▸ **WHAT THE TASK ASKS**
Begin at the top of the following data. Copy each line exactly until you have copied the line containing "const int hbase = blockIdx.x * kScreenHyps;".

/---

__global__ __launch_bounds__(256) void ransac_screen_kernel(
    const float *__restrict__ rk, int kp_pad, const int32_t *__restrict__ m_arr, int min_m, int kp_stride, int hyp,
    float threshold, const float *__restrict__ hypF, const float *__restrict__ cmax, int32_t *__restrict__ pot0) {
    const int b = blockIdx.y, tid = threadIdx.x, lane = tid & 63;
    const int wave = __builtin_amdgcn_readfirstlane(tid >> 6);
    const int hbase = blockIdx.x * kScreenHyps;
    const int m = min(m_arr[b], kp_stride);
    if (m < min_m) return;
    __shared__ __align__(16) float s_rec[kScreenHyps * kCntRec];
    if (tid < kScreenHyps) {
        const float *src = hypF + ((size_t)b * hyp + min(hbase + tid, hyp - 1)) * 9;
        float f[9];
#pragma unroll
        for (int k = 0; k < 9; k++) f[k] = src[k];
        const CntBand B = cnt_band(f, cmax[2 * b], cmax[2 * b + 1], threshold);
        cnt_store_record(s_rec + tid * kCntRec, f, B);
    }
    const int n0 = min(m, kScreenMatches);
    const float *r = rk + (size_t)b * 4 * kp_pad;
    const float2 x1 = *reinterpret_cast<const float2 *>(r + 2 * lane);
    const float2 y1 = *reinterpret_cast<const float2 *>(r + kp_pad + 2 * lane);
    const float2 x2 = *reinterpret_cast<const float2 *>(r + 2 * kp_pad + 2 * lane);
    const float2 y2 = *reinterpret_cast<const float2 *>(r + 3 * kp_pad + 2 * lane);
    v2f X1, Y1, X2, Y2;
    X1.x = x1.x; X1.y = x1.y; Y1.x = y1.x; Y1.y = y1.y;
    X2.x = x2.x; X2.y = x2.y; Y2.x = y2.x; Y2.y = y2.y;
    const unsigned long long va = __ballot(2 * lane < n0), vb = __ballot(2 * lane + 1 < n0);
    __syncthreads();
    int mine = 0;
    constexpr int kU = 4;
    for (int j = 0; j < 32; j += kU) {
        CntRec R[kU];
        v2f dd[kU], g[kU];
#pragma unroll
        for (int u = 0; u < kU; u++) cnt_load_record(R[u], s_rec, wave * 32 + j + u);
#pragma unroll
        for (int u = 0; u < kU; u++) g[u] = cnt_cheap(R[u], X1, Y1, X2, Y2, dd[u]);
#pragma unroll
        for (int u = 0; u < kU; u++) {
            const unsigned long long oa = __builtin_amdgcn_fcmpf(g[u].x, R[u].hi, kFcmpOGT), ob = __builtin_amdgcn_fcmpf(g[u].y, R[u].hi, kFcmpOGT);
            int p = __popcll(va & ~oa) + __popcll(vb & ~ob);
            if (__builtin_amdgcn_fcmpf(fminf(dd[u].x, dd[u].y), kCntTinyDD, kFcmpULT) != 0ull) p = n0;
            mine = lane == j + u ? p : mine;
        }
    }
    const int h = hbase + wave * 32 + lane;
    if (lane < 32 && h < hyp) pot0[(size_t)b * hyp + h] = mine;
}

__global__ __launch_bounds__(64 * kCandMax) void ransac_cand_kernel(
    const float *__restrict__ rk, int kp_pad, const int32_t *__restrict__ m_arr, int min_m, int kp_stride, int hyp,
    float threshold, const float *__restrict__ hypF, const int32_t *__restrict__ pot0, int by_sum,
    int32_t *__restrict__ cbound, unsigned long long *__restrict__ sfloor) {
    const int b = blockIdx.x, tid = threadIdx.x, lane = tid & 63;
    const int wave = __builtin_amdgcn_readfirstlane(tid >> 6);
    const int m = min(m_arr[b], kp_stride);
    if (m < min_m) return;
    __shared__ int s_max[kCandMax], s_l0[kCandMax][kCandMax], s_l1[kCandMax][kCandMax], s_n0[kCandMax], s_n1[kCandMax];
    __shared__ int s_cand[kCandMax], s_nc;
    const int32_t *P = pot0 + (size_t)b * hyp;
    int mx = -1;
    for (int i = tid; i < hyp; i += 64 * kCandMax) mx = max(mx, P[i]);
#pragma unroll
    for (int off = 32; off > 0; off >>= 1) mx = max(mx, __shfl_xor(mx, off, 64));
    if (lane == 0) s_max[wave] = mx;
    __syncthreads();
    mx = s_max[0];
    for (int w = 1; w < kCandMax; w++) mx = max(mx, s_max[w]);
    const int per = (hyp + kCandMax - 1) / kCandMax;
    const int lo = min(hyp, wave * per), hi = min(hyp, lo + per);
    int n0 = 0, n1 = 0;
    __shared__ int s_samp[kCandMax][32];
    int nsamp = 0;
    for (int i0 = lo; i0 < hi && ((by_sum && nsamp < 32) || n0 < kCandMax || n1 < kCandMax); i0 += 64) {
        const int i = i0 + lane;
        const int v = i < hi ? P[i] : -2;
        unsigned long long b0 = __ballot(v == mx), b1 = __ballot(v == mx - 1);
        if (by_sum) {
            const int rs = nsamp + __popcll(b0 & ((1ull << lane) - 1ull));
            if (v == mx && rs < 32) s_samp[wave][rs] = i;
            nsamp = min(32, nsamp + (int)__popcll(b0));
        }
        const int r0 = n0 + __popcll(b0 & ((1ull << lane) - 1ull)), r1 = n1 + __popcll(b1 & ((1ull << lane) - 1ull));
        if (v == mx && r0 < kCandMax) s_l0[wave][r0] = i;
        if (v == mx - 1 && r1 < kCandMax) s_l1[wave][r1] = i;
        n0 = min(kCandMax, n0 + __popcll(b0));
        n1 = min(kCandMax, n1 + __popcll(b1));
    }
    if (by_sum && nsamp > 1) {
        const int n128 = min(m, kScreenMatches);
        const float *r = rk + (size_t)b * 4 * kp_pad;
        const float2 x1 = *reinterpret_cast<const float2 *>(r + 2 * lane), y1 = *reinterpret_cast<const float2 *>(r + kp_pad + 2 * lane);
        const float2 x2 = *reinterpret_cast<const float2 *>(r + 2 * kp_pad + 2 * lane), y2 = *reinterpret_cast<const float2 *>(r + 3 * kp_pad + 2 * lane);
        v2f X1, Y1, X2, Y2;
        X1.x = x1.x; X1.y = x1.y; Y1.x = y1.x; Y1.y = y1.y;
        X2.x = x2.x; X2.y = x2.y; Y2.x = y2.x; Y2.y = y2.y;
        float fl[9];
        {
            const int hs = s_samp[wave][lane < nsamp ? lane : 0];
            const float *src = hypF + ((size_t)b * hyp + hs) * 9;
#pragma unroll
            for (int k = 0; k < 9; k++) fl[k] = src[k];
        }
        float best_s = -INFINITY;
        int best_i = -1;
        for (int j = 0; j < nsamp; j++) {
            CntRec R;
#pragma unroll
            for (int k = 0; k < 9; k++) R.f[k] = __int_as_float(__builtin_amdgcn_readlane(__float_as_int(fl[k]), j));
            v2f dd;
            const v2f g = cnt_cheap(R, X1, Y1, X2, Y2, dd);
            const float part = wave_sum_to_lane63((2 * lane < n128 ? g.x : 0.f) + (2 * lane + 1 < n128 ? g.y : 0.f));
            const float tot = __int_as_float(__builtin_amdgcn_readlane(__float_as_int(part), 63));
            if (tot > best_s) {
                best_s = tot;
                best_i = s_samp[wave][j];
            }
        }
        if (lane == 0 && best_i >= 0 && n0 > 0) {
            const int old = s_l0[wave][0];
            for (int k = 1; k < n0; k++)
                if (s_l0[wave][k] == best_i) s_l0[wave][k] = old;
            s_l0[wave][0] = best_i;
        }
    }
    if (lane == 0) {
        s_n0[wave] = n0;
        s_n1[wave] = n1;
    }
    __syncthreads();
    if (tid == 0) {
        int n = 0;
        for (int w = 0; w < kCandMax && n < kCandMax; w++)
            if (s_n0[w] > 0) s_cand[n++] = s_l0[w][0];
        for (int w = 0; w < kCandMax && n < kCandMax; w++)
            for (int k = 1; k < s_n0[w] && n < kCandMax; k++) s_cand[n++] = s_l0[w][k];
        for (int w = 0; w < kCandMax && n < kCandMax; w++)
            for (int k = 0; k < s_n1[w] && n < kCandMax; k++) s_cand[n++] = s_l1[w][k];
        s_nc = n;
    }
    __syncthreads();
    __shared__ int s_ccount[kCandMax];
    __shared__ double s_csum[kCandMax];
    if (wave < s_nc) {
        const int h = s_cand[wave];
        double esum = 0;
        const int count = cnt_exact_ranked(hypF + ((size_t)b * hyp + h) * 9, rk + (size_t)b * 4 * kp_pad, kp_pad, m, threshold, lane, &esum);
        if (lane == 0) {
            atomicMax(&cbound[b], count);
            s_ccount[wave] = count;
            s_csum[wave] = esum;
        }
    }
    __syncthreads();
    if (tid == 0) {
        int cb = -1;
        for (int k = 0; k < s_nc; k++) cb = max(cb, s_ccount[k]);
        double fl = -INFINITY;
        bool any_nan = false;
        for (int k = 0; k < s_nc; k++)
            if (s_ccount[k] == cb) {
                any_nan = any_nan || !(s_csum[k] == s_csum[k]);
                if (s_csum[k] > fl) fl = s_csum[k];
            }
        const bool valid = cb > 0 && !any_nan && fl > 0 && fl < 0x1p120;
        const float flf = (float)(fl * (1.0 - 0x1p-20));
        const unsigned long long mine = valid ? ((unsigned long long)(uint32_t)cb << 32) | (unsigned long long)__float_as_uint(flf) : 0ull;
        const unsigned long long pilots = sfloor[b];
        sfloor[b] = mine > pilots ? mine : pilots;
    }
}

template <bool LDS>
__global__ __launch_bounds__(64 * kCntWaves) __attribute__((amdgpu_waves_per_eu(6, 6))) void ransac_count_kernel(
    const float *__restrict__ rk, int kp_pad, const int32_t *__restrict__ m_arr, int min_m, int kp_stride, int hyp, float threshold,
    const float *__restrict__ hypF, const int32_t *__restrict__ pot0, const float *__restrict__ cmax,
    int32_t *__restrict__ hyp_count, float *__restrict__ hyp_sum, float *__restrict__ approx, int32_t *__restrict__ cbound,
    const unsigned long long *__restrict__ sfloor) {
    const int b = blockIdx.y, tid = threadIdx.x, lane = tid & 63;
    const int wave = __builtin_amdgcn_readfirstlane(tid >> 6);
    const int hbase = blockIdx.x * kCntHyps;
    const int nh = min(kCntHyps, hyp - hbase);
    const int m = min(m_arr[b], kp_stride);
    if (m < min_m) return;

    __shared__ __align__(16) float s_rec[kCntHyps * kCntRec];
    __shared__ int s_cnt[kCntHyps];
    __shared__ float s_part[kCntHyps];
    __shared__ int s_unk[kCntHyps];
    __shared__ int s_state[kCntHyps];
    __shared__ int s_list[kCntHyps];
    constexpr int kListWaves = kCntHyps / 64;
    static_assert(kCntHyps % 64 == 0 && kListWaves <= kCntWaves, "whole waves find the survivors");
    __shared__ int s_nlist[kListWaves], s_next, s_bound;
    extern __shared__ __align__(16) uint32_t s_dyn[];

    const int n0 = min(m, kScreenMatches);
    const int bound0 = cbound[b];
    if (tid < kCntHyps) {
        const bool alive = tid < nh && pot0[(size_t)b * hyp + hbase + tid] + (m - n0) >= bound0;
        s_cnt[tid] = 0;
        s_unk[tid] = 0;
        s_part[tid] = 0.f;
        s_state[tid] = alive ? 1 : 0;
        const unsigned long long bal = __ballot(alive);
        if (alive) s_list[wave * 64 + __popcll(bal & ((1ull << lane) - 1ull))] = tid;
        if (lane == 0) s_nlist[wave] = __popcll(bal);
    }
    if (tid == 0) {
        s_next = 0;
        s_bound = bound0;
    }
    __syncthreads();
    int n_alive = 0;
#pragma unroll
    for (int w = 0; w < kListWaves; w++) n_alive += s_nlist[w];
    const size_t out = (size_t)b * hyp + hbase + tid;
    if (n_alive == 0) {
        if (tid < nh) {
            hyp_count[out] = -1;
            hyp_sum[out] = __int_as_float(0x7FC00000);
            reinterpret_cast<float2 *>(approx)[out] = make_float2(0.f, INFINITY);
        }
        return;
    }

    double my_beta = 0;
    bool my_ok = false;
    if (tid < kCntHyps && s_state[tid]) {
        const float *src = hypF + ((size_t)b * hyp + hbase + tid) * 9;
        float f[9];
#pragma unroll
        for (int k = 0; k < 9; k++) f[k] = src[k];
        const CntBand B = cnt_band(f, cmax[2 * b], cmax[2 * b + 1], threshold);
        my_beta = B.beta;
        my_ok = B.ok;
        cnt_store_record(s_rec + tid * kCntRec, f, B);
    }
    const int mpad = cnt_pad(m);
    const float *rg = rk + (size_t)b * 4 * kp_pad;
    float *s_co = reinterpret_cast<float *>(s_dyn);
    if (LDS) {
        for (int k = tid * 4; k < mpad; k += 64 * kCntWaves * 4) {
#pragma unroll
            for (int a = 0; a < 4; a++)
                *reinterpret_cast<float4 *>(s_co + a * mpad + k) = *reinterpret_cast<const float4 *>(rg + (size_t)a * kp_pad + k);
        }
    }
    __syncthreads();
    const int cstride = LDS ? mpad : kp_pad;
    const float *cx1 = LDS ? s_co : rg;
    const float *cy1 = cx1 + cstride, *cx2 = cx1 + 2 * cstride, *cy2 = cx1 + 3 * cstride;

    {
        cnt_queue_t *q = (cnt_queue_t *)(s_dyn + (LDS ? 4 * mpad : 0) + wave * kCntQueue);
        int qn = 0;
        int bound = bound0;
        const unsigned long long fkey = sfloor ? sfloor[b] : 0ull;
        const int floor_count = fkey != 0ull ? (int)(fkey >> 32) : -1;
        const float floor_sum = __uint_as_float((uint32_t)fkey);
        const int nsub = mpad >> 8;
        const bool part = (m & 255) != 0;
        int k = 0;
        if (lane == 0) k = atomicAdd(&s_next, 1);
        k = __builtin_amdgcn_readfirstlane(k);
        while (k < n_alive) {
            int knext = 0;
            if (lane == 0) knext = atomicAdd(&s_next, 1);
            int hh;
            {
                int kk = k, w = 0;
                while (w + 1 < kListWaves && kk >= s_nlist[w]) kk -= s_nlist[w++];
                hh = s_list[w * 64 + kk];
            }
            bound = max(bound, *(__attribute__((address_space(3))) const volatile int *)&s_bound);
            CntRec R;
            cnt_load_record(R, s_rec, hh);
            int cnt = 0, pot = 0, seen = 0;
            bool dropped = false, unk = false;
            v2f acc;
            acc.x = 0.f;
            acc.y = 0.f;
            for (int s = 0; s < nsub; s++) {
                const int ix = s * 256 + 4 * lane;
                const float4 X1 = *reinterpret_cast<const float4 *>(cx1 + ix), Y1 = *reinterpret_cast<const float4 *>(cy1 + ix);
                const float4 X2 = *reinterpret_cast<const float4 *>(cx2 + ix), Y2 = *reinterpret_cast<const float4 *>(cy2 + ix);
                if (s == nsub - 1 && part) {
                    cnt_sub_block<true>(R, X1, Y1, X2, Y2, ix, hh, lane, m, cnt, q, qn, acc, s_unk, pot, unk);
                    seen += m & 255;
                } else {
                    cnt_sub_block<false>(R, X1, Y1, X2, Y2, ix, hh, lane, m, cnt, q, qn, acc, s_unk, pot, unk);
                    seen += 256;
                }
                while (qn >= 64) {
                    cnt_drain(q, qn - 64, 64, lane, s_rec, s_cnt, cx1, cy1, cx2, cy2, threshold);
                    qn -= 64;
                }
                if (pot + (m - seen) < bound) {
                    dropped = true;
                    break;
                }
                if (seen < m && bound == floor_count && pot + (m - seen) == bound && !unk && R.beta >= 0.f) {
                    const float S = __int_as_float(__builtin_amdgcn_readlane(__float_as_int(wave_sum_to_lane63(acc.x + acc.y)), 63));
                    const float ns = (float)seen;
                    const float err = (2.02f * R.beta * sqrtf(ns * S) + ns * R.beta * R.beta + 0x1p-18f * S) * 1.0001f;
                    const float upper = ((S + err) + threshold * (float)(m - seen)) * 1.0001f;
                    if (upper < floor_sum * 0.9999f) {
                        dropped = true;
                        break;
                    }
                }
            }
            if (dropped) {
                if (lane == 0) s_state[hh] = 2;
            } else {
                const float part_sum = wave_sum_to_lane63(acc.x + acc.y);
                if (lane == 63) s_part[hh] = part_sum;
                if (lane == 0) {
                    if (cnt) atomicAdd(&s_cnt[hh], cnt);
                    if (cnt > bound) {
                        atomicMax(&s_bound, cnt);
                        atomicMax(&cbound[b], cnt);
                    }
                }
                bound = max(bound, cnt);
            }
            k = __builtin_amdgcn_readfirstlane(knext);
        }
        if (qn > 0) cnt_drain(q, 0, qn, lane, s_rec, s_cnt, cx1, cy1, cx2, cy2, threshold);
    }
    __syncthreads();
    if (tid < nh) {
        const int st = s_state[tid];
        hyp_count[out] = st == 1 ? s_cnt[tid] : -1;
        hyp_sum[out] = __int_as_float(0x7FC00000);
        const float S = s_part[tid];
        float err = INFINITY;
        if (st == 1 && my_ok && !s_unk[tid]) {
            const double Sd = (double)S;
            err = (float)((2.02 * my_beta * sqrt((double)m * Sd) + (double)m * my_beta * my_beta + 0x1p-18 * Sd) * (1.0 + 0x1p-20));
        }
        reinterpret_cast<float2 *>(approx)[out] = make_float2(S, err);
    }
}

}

\---

▸ **TASK RESPONSE**
__global__ __launch_bounds__(256) void ransac_screen_kernel(
    const float *__restrict__ rk, int kp_pad, const int32_t *__restrict__ m_arr, int min_m, int kp_stride, int hyp,
    float threshold, const float *__restrict__ hypF, const float *__restrict__ cmax, int32_t *__restrict__ pot0) {
    const int b = blockIdx.y, tid = threadIdx.x, lane = tid & 63;
    const int wave = __builtin_amdgcn_readfirstlane(tid >> 6);
    const int hbase = blockIdx.x * kScreenHyps;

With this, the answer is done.